You're correct that you should try your best to restrict the data flow to actions inside the dispatch payload. Sometimes you need to derive data based on the state of other stores, and this is what Dispatcher.waitFor() is for.
What is Flux-like about your fetchTodoItemsFromDatabase() solution is that no other entity is setting data on the store. The store is updating itself. This is good.
My only serious criticism of this solution is that it could result in a delay in rendering if you are actually getting the initial data from the server. Ideally, you would send down some data with the HTML. You would also want to make sure to call for the stores' data within your controller-views' getInitialState() method.
Here is my opinion about that, very close to yours.
I maintain the state of my application in Store via Immutable.Record and Immutable.OrderedMap from Immutable.js
I have a top controller-view component that get its state from the Store.
Something such as the following :
function getInitialState() {
return {
todos: TodoStore.getAll()
}
}
TodoStore.getAll methods will retrieve the data from the server via a APIUtils.getTodos() request if it's internal _todos map is empty. I advocate for read data triggered in Store and write data triggered in ActionCreators.

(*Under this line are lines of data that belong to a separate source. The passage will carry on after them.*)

# xyzy/jubatus

Hardware: AMD Instinct MI355X
Metric: train_samples_per_sec (higher is better)
Workload: dtype fp32

## Files before the change

jubatus_amd/csrc/hip/jb_device.hpp:

```cpp
#pragma once
#include <hip/hip_runtime.h>
#include <stdint.h>

namespace jb {

constexpr uint64_t kFnvOffset = 0xcbf29ce484222325ull;
constexpr uint64_t kFnvPrime = 0x100000001b3ull;

__device__ __forceinline__ uint64_t fnv_bytes(uint64_t h, const uint8_t* p, int n) {
  for (int i = 0; i < n; ++i) {
    h ^= (uint64_t)p[i];
    h *= kFnvPrime;
  }
  return h;
}

__device__ __forceinline__ uint64_t fnv_byte(uint64_t h, uint8_t b) {
  h ^= (uint64_t)b;
  return h * kFnvPrime;
}

__device__ __forceinline__ int64_t hash_to_index(uint64_t h, uint64_t H) {
  h ^= h >> 29;
  h *= 0xbf58476d1ce4e5b9ull;
  h ^= h >> 32;
  return (int64_t)__umul64hi(h, H);
}

struct Reader {
  const uint8_t* p;
  const uint8_t* end;
  bool ok;
  __device__ __forceinline__ bool need(int64_t n) {
    if (!ok || end - p < n) { ok = false; return false; }
    return true;
  }
  __device__ __forceinline__ uint32_t be16() { uint32_t v = ((uint32_t)p[0] << 8) | p[1]; p += 2; return v; }
  __device__ __forceinline__ uint32_t be32() {
    uint32_t v = ((uint32_t)p[0] << 24) | ((uint32_t)p[1] << 16) | ((uint32_t)p[2] << 8) | p[3];
    p += 4; return v;
  }
  __device__ __forceinline__ uint64_t be64() { uint64_t hi = be32(); uint64_t lo = be32(); return (hi << 32) | lo; }

  __device__ int64_t array_len() {
    if (!need(1)) return -1;
    uint8_t t = *p++;
    if ((t & 0xf0) == 0x90) return t & 0x0f;
    if (t == 0xdc) { if (!need(2)) return -1; return be16(); }
    if (t == 0xdd) { if (!need(4)) return -1; return be32(); }
    ok = false; return -1;
  }
  __device__ bool raw(const uint8_t** s, int* n) {
    if (!need(1)) return false;
    uint8_t t = *p++;
    int64_t len;
    if ((t & 0xe0) == 0xa0) len = t & 0x1f;
    else if (t == 0xd9 || t == 0xc4) { if (!need(1)) return false; len = *p++; }
    else if (t == 0xda || t == 0xc5) { if (!need(2)) return false; len = be16(); }
    else if (t == 0xdb || t == 0xc6) { if (!need(4)) return false; len = be32(); }
    else { ok = false; return false; }
    if (!need(len)) return false;
    *s = p; *n = (int)len; p += len;
    return true;
  }
  __device__ bool number(double* out) {
    if (!need(1)) return false;
    uint8_t t = *p++;
    if (t <= 0x7f) { *out = (double)t; return true; }
    if (t >= 0xe0) { *out = (double)(int8_t)t; return true; }
    switch (t) {
      case 0xcc: if (!need(1)) return false; *out = (double)(*p++); return true;
      case 0xcd: if (!need(2)) return false; *out = (double)be16(); return true;
      case 0xce: if (!need(4)) return false; *out = (double)be32(); return true;
      case 0xcf: if (!need(8)) return false; *out = (double)be64(); return true;
      case 0xd0: if (!need(1)) return false; *out = (double)(int8_t)(*p++); return true;
      case 0xd1: if (!need(2)) return false; *out = (double)(int16_t)be16(); return true;
      case 0xd2: if (!need(4)) return false; *out = (double)(int32_t)be32(); return true;
      case 0xd3: if (!need(8)) return false; *out = (double)(int64_t)be64(); return true;
      case 0xca: { if (!need(4)) return false; uint32_t u = be32(); *out = (double)__uint_as_float(u); return true; }
      case 0xcb: {
        if (!need(8)) return false;
        uint64_t u = be64();
        *out = __longlong_as_double((long long)u);
        return true;
      }
      default: ok = false; return false;
    }
  }
};

template <class T>
__device__ __forceinline__ void sys_store(T* p, T v) {
  __hip_atomic_store(p, v, __ATOMIC_RELAXED, __HIP_MEMORY_SCOPE_SYSTEM);
}
__device__ __forceinline__ void sys_stores_block_done() {
  asm volatile("s_waitcnt vmcnt(0)" ::: "memory");
  __syncthreads();
}

__device__ __forceinline__ float wave_sum(float v) {
#pragma unroll
  for (int off = 32; off > 0; off >>= 1) v += __shfl_xor(v, off, 64);
  return v;
}

enum : int {
  kDppXor1 = 0xB1,
  kDppXor2 = 0x4E,
  kDppRowRor8 = 0x128,
  kDppHalfMirror = 0x141,
  kDppMirror = 0x140,
};

template <int CTRL>
__device__ __forceinline__ float dpp_f(float v) {
  return __int_as_float(__builtin_amdgcn_update_dpp(0, __float_as_int(v), CTRL, 0xF, 0xF, false));
}
template <int CTRL>
__device__ __forceinline__ int dpp_i(int v) {
  return __builtin_amdgcn_update_dpp(0, v, CTRL, 0xF, 0xF, false);
}

__device__ __forceinline__ float partner16_f(float v, int lane) {
  auto r = __builtin_amdgcn_permlane16_swap(__float_as_uint(v), __float_as_uint(v), false, false);
  return __uint_as_float(((lane >> 4) & 1) ? r[0] : r[1]);
}
__device__ __forceinline__ int partner16_i(int v, int lane) {
  auto r = __builtin_amdgcn_permlane16_swap((unsigned)v, (unsigned)v, false, false);
  return (int)(((lane >> 4) & 1) ? r[0] : r[1]);
}
__device__ __forceinline__ float partner32_f(float v, int lane) {
  auto r = __builtin_amdgcn_permlane32_swap(__float_as_uint(v), __float_as_uint(v), false, false);
  return __uint_as_float(lane >= 32 ? r[0] : r[1]);
}
__device__ __forceinline__ int partner32_i(int v, int lane) {
  auto r = __builtin_amdgcn_permlane32_swap((unsigned)v, (unsigned)v, false, false);
  return (int)(lane >= 32 ? r[0] : r[1]);
}

__device__ __forceinline__ float row16_sum(float v) {
  v += dpp_f<kDppXor1>(v);
  v += dpp_f<kDppXor2>(v);
  v += dpp_f<kDppHalfMirror>(v);
  v += dpp_f<kDppMirror>(v);
  return v;
}

__device__ __forceinline__ float wave_sum_fast(float v, int lane) {
  v = row16_sum(v);
  v += partner16_f(v, lane);
  v += partner32_f(v, lane);
  return v;
}

}
```

jubatus_amd/csrc/hip/jb_linear.hpp:

```cpp
#pragma once
#include "jb_device.hpp"

namespace jb {
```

By the time the request is processing, my component will render a simple loading spinner or something like that
When the request resolves, APIUtils trigger an action such as TODO_LIST_RECEIVE_SUCCESS or TODO_LIVE_RECEIVE_FAIL depending on the status of the response
My TodoStore will responds to these action by updating its internal state (populating it's internal Immutable.OrderedMap with Immutable.Record created from action payloads.
If you want to see an example through a basic implementation, take a look to this answer about React/Flux and xhr/routing/caching .
I know it's been a couple of years since this was asked, but it perfectly summed up the questions I am struggling with this week. So to help any others that may come across this question, I found this blog post that really helped me out by Nick Klepinger: "ngrx and Tour of Heroes".
It is specifically using Angular 2 and #ngrx/store, but answers your question very well.